EXERCISE INSTRUCTIONS
Copy every line below that has the word "phase" in it.
[Start of section]
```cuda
int scone_table_build(const scone_complex* cx, FusedState* f, int L, bool* ok) {
    *ok = false;
    const int N = cx->N, D = cx->D;
    if (D > kTbMaxD || N < 1) return 0;
    const int n_stats = 4 + kTbBuckets;
    SCONE_CUDA(cudaMalloc((void**)&f->d_stats, n_stats * sizeof(int)));
    SCONE_CUDA(cudaMemset(f->d_stats, 0, n_stats * sizeof(int)));
    const size_t smem = (size_t)kTbHS * 4 + (size_t)kTbLC * 4;
    SCONE_CUDA(cudaFuncSetAttribute(table_build_kernel, cudaFuncAttributeMaxDynamicSharedMemorySize, (int)smem));
    int* d_cnt_m = nullptr;
    unsigned* d_cnt_e = nullptr;
    int* d_cnt_p = nullptr;
    SCONE_CUDA(cudaMalloc((void**)&d_cnt_m, (size_t)N * sizeof(int)));
    SCONE_CUDA(cudaMalloc((void**)&d_cnt_e, (size_t)N * sizeof(unsigned)));
    SCONE_CUDA(cudaMalloc((void**)&d_cnt_p, (size_t)N * sizeof(int)));
    BuildArgs a{};
    a.nbrhoods = cx->d_nbrhoods; a.inc_ptr = cx->d_inc_ptr; a.inc_ent = cx->d_inc_ent; a.mptr = cx->d_mptr; a.ment = cx->d_ment;
    a.N = N; a.D = D; a.L = L; a.stats = f->d_stats;
    a.cnt_m = d_cnt_m; a.cnt_e = d_cnt_e; a.cnt_p = d_cnt_p;
    table_build_kernel<<<N, kTbThreads, smem>>>(a);
    SCONE_LAUNCHED();
    std::vector<int> st(n_stats), cm((size_t)N), cp((size_t)N);
    std::vector<unsigned> ce((size_t)N);
    SCONE_CUDA(cudaMemcpy(st.data(), f->d_stats, n_stats * sizeof(int), cudaMemcpyDeviceToHost));
    SCONE_CUDA(cudaMemcpy(cm.data(), d_cnt_m, (size_t)N * sizeof(int), cudaMemcpyDeviceToHost));
    SCONE_CUDA(cudaMemcpy(ce.data(), d_cnt_e, (size_t)N * sizeof(unsigned), cudaMemcpyDeviceToHost));
    SCONE_CUDA(cudaMemcpy(cp.data(), d_cnt_p, (size_t)N * sizeof(int), cudaMemcpyDeviceToHost));
    cudaFree(d_cnt_m); cudaFree(d_cnt_e); cudaFree(d_cnt_p);
    std::vector<unsigned> cone_ptr((size_t)N + 1), pair_ptr((size_t)N + 1);
    std::vector<unsigned long long> node_off((size_t)N + 1);
    unsigned long long tm = 0, te = 0, tp = 0;
    for (int n = 0; n < N; ++n) {
        cone_ptr[n] = (unsigned)tm; node_off[n] = te; pair_ptr[n] = (unsigned)tp;
        tm += (unsigned long long)cm[n]; te += ce[n]; tp += (unsigned long long)cp[n];
    }
    if (st[2] || tm + (unsigned long long)N + 1 >= (1ull << 32) || tp >= (1ull << 32)) return 0;
    cone_ptr[N] = (unsigned)tm; node_off[N] = te; pair_ptr[N] = (unsigned)tp;
    f->cone_entries = tm;
    int quantile999 = 0;
    f->bound_cone = st[0] > 0 ? st[0] : 1;
    f->bound_list = st[1] > 0 ? st[1] : 1;
    {
        long long acc = 0, want = ((long long)N * 99 + 99) / 100;
        int q0 = 32 * kTbBuckets;
        for (int b = 0; b < kTbBuckets; ++b) {
            acc += st[4 + b];
            if (acc >= want) {
                q0 = 32 * (b + 1);
                break;
            }
        }
        f->quantile_cone = std::min(q0, f->bound_cone);
        acc = 0;
        want = ((long long)N * 999 + 999) / 1000;
        quantile999 = f->bound_cone;
        for (int b = 0; b < kTbBuckets; ++b) {
            acc += st[4 + b];
            if (acc >= want) {
                quantile999 = std::min(32 * (b + 1), f->bound_cone);
                break;
            }
        }
    }
    const unsigned long long bytes = te * 8 + (tm + (unsigned long long)N + 1) * 4 + tp * 8 + (unsigned long long)N * (D + 1) * 4 + ((unsigned long long)N + 1) * 16;
    bool want_rows = true;
    {
        const char* v = getenv("SCONE_FUSED_TABLE");
        if (v && *v == '0') want_rows = false;
        size_t free_b = 0, total_b = 0;
        SCONE_CUDA(cudaMemGetInfo(&free_b, &total_b));
        if (bytes > free_b / 3) want_rows = false;
        f->tbM = (f->bound_cone + 63) & ~63;
        f->tbLV = (f->bound_list + 63) & ~63;
        f->tb_smem = table_plan_smem(f->tbM, f->tbLV);
        if (f->tb_smem > kMaxTablePlanSmem || f->bound_cone >= 0xFFFF || f->bound_list >= 0xFFFF) want_rows = false;
    }
    SCONE_CUDA(cudaMalloc((void**)&f->d_cone_ptr, cone_ptr.size() * sizeof(unsigned)));
    SCONE_CUDA(cudaMalloc((void**)&f->d_cone_ent, (size_t)(tm ? tm : 1) * sizeof(uint32_t)));
    SCONE_CUDA(cudaMemcpy(f->d_cone_ptr, cone_ptr.data(), cone_ptr.size() * sizeof(unsigned), cudaMemcpyHostToDevice));
    a.cnt_m = nullptr; a.cnt_e = nullptr; a.cnt_p = nullptr;
    a.cone_ptr = f->d_cone_ptr; a.keys = f->d_cone_ent; a.with_rows = want_rows ? 1 : 0;
    if (want_rows) {
        SCONE_CUDA(cudaMalloc((void**)&f->d_node_off, node_off.size() * sizeof(unsigned long long)));
        SCONE_CUDA(cudaMalloc((void**)&f->d_tb_rowptr, (size_t)(tm + N + 1) * sizeof(unsigned)));
        SCONE_CUDA(cudaMalloc((void**)&f->d_tb_ent, (size_t)(te ? te : 1) * sizeof(int2)));
        SCONE_CUDA(cudaMalloc((void**)&f->d_pair_ptr, pair_ptr.size() * sizeof(unsigned)));
        SCONE_CUDA(cudaMalloc((void**)&f->d_tb_pairs, (size_t)(tp ? tp : 1) * sizeof(int2)));
        SCONE_CUDA(cudaMalloc((void**)&f->d_pair_off, (size_t)N * (D + 1) * sizeof(int)));
        SCONE_CUDA(cudaMemcpy(f->d_node_off, node_off.data(), node_off.size() * sizeof(unsigned long long), cudaMemcpyHostToDevice));
        SCONE_CUDA(cudaMemcpy(f->d_pair_ptr, pair_ptr.data(), pair_ptr.size() * sizeof(unsigned), cudaMemcpyHostToDevice));
        a.node_off = f->d_node_off; a.rowptr = f->d_tb_rowptr; a.ent = f->d_tb_ent;
        a.pair_ptr = f->d_pair_ptr; a.pairs = f->d_tb_pairs; a.pair_off = f->d_pair_off;
    }
    table_build_kernel<<<N, kTbThreads, smem>>>(a);
    SCONE_LAUNCHED();
    SCONE_CUDA(cudaDeviceSynchronize());
    SCONE_CUDA(cudaMemcpy(st.data(), f->d_stats, 4 * sizeof(int), cudaMemcpyDeviceToHost));
    if (st[2] == 1) return 0;
    if (st[2] == 2) {
        want_rows = false;
        SCONE_CUDA(cudaMemset(f->d_stats + 2, 0, sizeof(int)));
        cudaFree(f->d_node_off); cudaFree(f->d_tb_rowptr); cudaFree(f->d_tb_ent); cudaFree(f->d_pair_ptr); cudaFree(f->d_tb_pairs); cudaFree(f->d_pair_off);
        f->d_node_off = nullptr; f->d_tb_rowptr = nullptr; f->d_tb_ent = nullptr; f->d_pair_ptr = nullptr; f->d_tb_pairs = nullptr; f->d_pair_off = nullptr;
    }
    f->tb_rows = want_rows;
    if (want_rows) {
        f->tb_entries = te;
        f->tb_bytes = bytes;
        auto env_int = [](const char* name, int dflt) {
            const char* v = getenv(name);
            return v && *v ? atoi(v) : dflt;
        };
        f->tbM0 = std::min(f->tbM, (env_int("SCONE_TABLE_M0", f->quantile_cone) + 63) & ~63);
        f->tbLV0 = std::min(f->tbLV, (env_int("SCONE_TABLE_LV0", 192) + 63) & ~63);
        f->tb_two_tiers = f->tbM0 < f->tbM || f->tbLV0 < f->tbLV;
        f->tb_smem0 = table_plan_smem(f->tbM0, f->tbLV0);
        f->tbM1 = std::min(f->tbM, (env_int("SCONE_TABLE_M1", std::max(quantile999, 2 * f->tbM0)) + 63) & ~63);
        f->tbLV1 = std::min(f->tbLV, (env_int("SCONE_TABLE_LV1", 512) + 63) & ~63);
        f->tb_smem1 = table_plan_smem(f->tbM1, f->tbLV1);
        f->tb_mid_tier = f->tb_two_tiers && (f->tbM1 > f->tbM0 || f->tbLV1 > f->tbLV0) && 2 * f->tb_smem1 <= f->tb_smem;
        SCONE_CUDA(cudaFuncSetAttribute(table_plan_kernel<64>, cudaFuncAttributeMaxDynamicSharedMemorySize, (int)kMaxTablePlanSmem));
        SCONE_CUDA(cudaFuncSetAttribute(table_plan_kernel<128>, cudaFuncAttributeMaxDynamicSharedMemorySize, (int)kMaxTablePlanSmem));
        SCONE_CUDA(cudaFuncSetAttribute(table_plan_kernel<256>, cudaFuncAttributeMaxDynamicSharedMemorySize, (int)kMaxTablePlanSmem));
        SCONE_CUDA(cudaFuncSetAttribute(table_plan_kernel<kTier1Threads>, cudaFuncAttributeMaxDynamicSharedMemorySize, (int)kMaxTablePlanSmem));
    }
    *ok = true;
    return 0;
}

int scone_table_plan_launch(const FusedState* f, PlanArgs p, int b, int num_sms, cudaStream_t st, int phase) {
    const int f_chunk = f->chunk;
    p.cone_ptr = f->d_cone_ptr; p.cone_ent = f->d_cone_ent; p.node_off = f->d_node_off; p.tb_rowptr = f->d_tb_rowptr; p.tb_ent = f->d_tb_ent;
    p.pair_ptr = f->d_pair_ptr; p.tb_pairs = f->d_tb_pairs; p.pair_off = f->d_pair_off;
    p.tier = 0; p.n_work = b;
    p.M = f->tbM0; p.LV = f->tbLV0;
    int* list0 = p.retry;
    int* list1 = p.retry + f_chunk;
    int* cnt0 = p.n_retry;
    int* cnt1 = p.n_retry + 1;
    p.retry = f->tb_two_tiers ? list0 : nullptr;
    p.n_retry = cnt0;
    if (phase != 1) {
        static const int t0 = [] { const char* v = getenv("SCONE_TABLE_T0"); return v && *v ? atoi(v) : 128; }();
        if (t0 == 64) table_plan_kernel<64><<<b, 64, f->tb_smem0, st>>>(p);
        else if (t0 == 256) table_plan_kernel<256><<<b, 256, f->tb_smem0, st>>>(p);
        else table_plan_kernel<128><<<b, 128, f->tb_smem0, st>>>(p);
        SCONE_LAUNCHED();
    }
    if (!f->tb_two_tiers || phase == 0) return 0;
    const int* n_in = cnt0;
    const int* in_list = list0;
    if (f->tb_mid_tier) {
        p.tier = 1; p.M = f->tbM1; p.LV = f->tbLV1; p.n_in = n_in; p.in_list = in_list; p.retry = list1; p.n_retry = cnt1;
        const int per_sm = std::max(1, std::min(8, (int)((size_t)220 * 1024 / (f->tb_smem1 + 1024))));
        table_plan_kernel<256><<<std::min(b, per_sm * num_sms), 256, f->tb_smem1, st>>>(p);
        SCONE_LAUNCHED();
        n_in = cnt1;
        in_list = list1;
    }
    p.tier = 2; p.M = f->tbM; p.LV = f->tbLV; p.n_in = n_in; p.in_list = in_list; p.retry = nullptr; p.n_retry = cnt0;
    const int per_sm = std::max(1, std::min(4, (int)((size_t)220 * 1024 / (f->tb_smem + 1024))));
    table_plan_kernel<512><<<std::min(b, per_sm * num_sms), 512, f->tb_smem, st>>>(p);
    SCONE_LAUNCHED();
    return 0;
}
```

Before: 7.431 million.

## Route trajectories to plan tiers up front and overlap tier kernels with PDL

Cone sizes per node are classified into tiers at table build time, and a small routing kernel sends each trajectory straight to its tier list by its last node. The heavy tier-2 kernel is launched first, and the mid and tier-0 kernels follow as programmatic dependent launches so they can overlap with it. This replaces the serial retry cascade, where every trajectory first tried tier 0 and overflowed down through the tiers. A fallback tier-2 pass runs only if a node's level count can exceed its tier limit, at the cost of an extra routing launch and more complex scheduling.

```diff
diff --git a/include/scone_b200.h b/include/scone_b200.h
--- a/include/scone_b200.h
+++ b/include/scone_b200.h
@@ -123,6 +123,7 @@
 int scone_model_set_weights_keep_state(scone_model* m, const float* weights_host, void* stream);
 int scone_model_fused_info(const scone_model* m, int32_t* out );
 int scone_model_fused_read(scone_model* m, int32_t t, int32_t* hdr_out , uint32_t off, int32_t words, uint32_t* arena_out);
+int scone_model_plan_tiers(const scone_model* m, int32_t* params , uint8_t* tiers);
 int scone_model_read_rows_done(scone_model* m, int64_t* out );
 
 typedef struct scone_csr scone_csr;
diff --git a/scone_gcn_b200/_lib.py b/scone_gcn_b200/_lib.py
--- a/scone_gcn_b200/_lib.py
+++ b/scone_gcn_b200/_lib.py
@@ -98,6 +98,7 @@
     'scone_model_set_weights_keep_state': (C.c_int, [_vp, _vp, _vp]),
     'scone_model_fused_info': (C.c_int, [_vp, _vp]),
     'scone_model_fused_read': (C.c_int, [_vp, _i32, _vp, C.c_uint32, _i32, _vp]),
+    'scone_model_plan_tiers': (C.c_int, [_vp, _vp, _vp]),
     'scone_model_read_rows_done': (C.c_int, [_vp, _vp]),
 }
 
diff --git a/scone_gcn_b200/csrc/fused.cuh b/scone_gcn_b200/csrc/fused.cuh
--- a/scone_gcn_b200/csrc/fused.cuh
+++ b/scone_gcn_b200/csrc/fused.cuh
@@ -42,6 +42,7 @@
     const int* in_list;
     int* n_retry;
     int* retry;
+    const uint8_t* node_tier;
 };
 
 #ifdef __CUDACC__
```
[End of section]
WORKED SOLUTION
int scone_table_plan_launch(const FusedState* f, PlanArgs p, int b, int num_sms, cudaStream_t st, int phase) {
    if (phase != 1) {
    if (!f->tb_two_tiers || phase == 0) return 0;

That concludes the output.